The respondent's conduct of agreeing to give the applicant another chance to prove himself, and to continue to pay him his salary even though the was not at work clearly showed that there were no ill-feelings between the parties. The conduct of the respondent further showed that the respondent was a reasonable and considerate employer, who was not eager to get rid of the applicant even though he was not performing well. In his magnanimity, the respondent unwittingly breached the provisions of the Employment Act.

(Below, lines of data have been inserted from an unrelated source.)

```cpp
__device__ __forceinline__ int partial_slot(int g, int2 box, int tx, int ty, int pool) {
    int mnx, mny, mxx, mxy;
    unpack_box(box, mnx, mny, mxx, mxy);
    const int w = mxx - mnx, ntiles = w * (mxy - mny), at = (ty - mny) * w + (tx - mnx);
    if (ntiles <= GI2D_FAST_S) return g * GI2D_FAST_S + at;
    return -(pool + at) - 1;
}
// ... 25 lines not shown
    h.inbox_w = 0u;
    if (inbox) h.inbox_w = (unsigned)row[GI2D_FAST_HDR + GI2D_FAST_C + (threadIdx.x & 63)];
    return h;
}
__device__ __forceinline__ HeadRow head_row_for(const int32_t *__restrict__ lists, const int32_t *__restrict__ order,
                                                int slot, int &tile, bool inbox) {
    HeadRow h = head_row_load(lists, slot, inbox);
    tile = __builtin_amdgcn_readfirstlane(order[slot]);
    if (tile != slot) h = head_row_load(lists, tile, inbox);
    return h;
}
template <bool OPTIMISTIC, int EPT, bool INBOX, class Prep, class Put>
__device__ __forceinline__ int tile_list_head_rows(int *ids, int *grp, int tile, int tx, int ty,
                                                   const float4 *__restrict__ recs, int32_t *__restrict__ row,
                                                   int2 *__restrict__ tile_bins, int32_t *__restrict__ status, Prep prep,
                                                   Put put, int id0, int hdr_count, int hdr_sorted, int count, int sorted,
                                                   unsigned inbox_w, const float4 *__restrict__ inbox) {
    const int tid = threadIdx.x, lane = tid & 63, wv = tid >> 6;
    int my_id[EPT];
    my_id[0] = id0;
    int k_in = 0, ent_id = -1, ent_at = 0;
    unsigned ent_more = 0u;
    decltype(prep(0, BinRec())) st_in;
    const bool any_in = INBOX && __ballot(inbox_w != 0u) != 0ull;
    if (any_in) {
        const int pc = __popc(inbox_w), incl_w = wave_inclusive_scan(pc);
        k_in = wave_read_lane(incl_w, 63);
        const unsigned wd = (unsigned)__shfl((int)inbox_w, tid >> 2, 64);
        const int sh = 8 * (tid & 3);
        const unsigned byte = (wd >> sh) & 0xffu;
        ent_at = count + __shfl(incl_w - pc, tid >> 2, 64) + __popc(wd & ((1u << sh) - 1u));
        if (byte != 0u) {
            const BinRec rin = load_inbox_record(inbox + 4 * (size_t)(tid * 8 + __ffs((int)byte) - 1));
            ent_id = rin.r.gid;
            st_in = prep(ent_id, rin);
            if (ent_at < GI2D_FAST_C) ids[ent_at] = ent_id;
            ent_more = byte & (byte - 1u);
#ifdef GI2D_INBOX_STATS
            atomicAdd(&(row - (size_t)tile * GI2D_FAST_LROW)[5], 1);
            if (ent_more) atomicAdd(&(row - (size_t)tile * GI2D_FAST_LROW)[6], __popc(ent_more));
#endif
            int at = ent_at + 1;
            for (unsigned m = ent_more; m; m &= m - 1u, ++at)
                if (at < GI2D_FAST_C) ids[at] = __float_as_int(inbox[4 * (size_t)(tid * 8 + __ffs((int)m) - 1) + 3].w);
        }
    }
    const int count_all = min(count + k_in, GI2D_FAST_C);
    if (tid == 0 && (hdr_count > GI2D_FAST_C || count + k_in > GI2D_FAST_C)) {
        atomicOr(&status[1], 1);
        atomicOr(&status[2], 1);
    }
    if (tid == 0 && hdr_count + k_in > GI2D_FAST_C / 2) atomicMax(&status[3], hdr_count + k_in);
    if (tid >= count) my_id[0] = -1;
    GI2D_HEAD_TRACE(11);
    BinRec r0;
    bool keep[EPT];
    int pos[EPT];
#pragma unroll
    for (int u = 0; u < EPT; ++u) keep[u] = false, pos[u] = 0;
    if constexpr (EPT > 1) {
#pragma unroll
        for (int u = 1; u < EPT; ++u) my_id[u] = -1;
    }
    const auto member = [&](int2 box) {
        int mnx, mny, mxx, mxy;
        unpack_box(box, mnx, mny, mxx, mxy);
        return tx >= mnx && tx < mxx && ty >= mny && ty < mxy;
    };
    const int rounds = EPT == 1 ? 1 : (count + 255) >> 8;
    const int wv_s = __builtin_amdgcn_readfirstlane(wv);
    decltype(prep(0, BinRec())) st0;
    if ((wv_s << 6) >= count) {
        if (lane == 0) {
#pragma unroll
            for (int u = 0; u < EPT; ++u) grp[wv + 4 * u] = 0, grp[16 + wv + 4 * u] = 0;
        }
    } else {
        if (my_id[0] >= 0) {
            r0 = load_record(recs, my_id[0]);
            keep[0] = member(r0.box);
            if (keep[0]) st0 = prep(my_id[0], r0);
        }
        if constexpr (EPT > 1) {
#pragma unroll
            for (int u = 1; u < EPT; ++u) {
                if (u < rounds) {
                    const int e = tid + 256 * u;
                    if (e < count) {
                        my_id[u] = row[GI2D_FAST_HDR + e];
                        const float4 *p = recs + 4 * (size_t)my_id[u];
                        keep[u] = member(make_int2(__float_as_int(p[2].w), __float_as_int(p[3].x)));
                    }
                }
            }
        }
        GI2D_HEAD_TRACE(12);
#pragma unroll
        for (int u = 0; u < EPT; ++u) {
            if (u < rounds) {
                const int e = tid + 256 * u;
                if (e < count) ids[e] = keep[u] ? my_id[u] : -1;
                const unsigned long long kp = __ballot(keep[u] && e < sorted), ka = __ballot(keep[u] && e >= sorted);
                pos[u] = __popcll(kp & lanemask_lt());
                if (lane == 0) {
                    grp[wv + 4 * u] = __popcll(kp);
                    grp[16 + wv + 4 * u] = __popcll(ka);
                }
            } else if (lane == 0) {
                grp[wv + 4 * u] = 0;
                grp[16 + wv + 4 * u] = 0;
            }
        }
    }
    if (OPTIMISTIC && keep[0] && tid < sorted) put(tid, my_id[0], st0);
    __syncthreads();
    if (any_in && wv == 0 && inbox_w != 0u) row[GI2D_FAST_HDR + GI2D_FAST_C + lane] = 0;
    GI2D_HEAD_TRACE(13);
    const int cnt = (lane < 32 && (lane & 15) < 4 * EPT) ? grp[lane] : 0;
    const int incl = wave_inclusive_scan(cnt);
    const int len = wave_read_lane(incl, 31) + (count_all - count);
    const int wv_u = __builtin_amdgcn_readfirstlane(wv);
    int before[EPT];
#pragma unroll
    for (int u = 0; u < EPT; ++u) before[u] = wave_read_lane(incl - cnt, wv_u + 4 * u);
// ... 250 lines not shown
```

The respondent therefore does not fall within the class of employers who deliberately violate the rights of employees at the workplace. This case therefore is one where only the minimum compensation should be ordered. The applicant said he was thirty-two years old and has two children but is not married. He has a degree in administration.
Taking into account all these factors into account, the court will make an order that the respondent pays the applicant the following amounts of money;
ONE MONTH'S SALARY AS NOTICE PAY E3,500.00
ONE MONTH'S SALARY AS COMPENSA TION
FOR THE UNFAIR DISMISSAL E3,500.00
3. FIVE DAYS LEAVE PAY E 807.60
TOTAL E7,807.60
No order for costs is made. The members agree.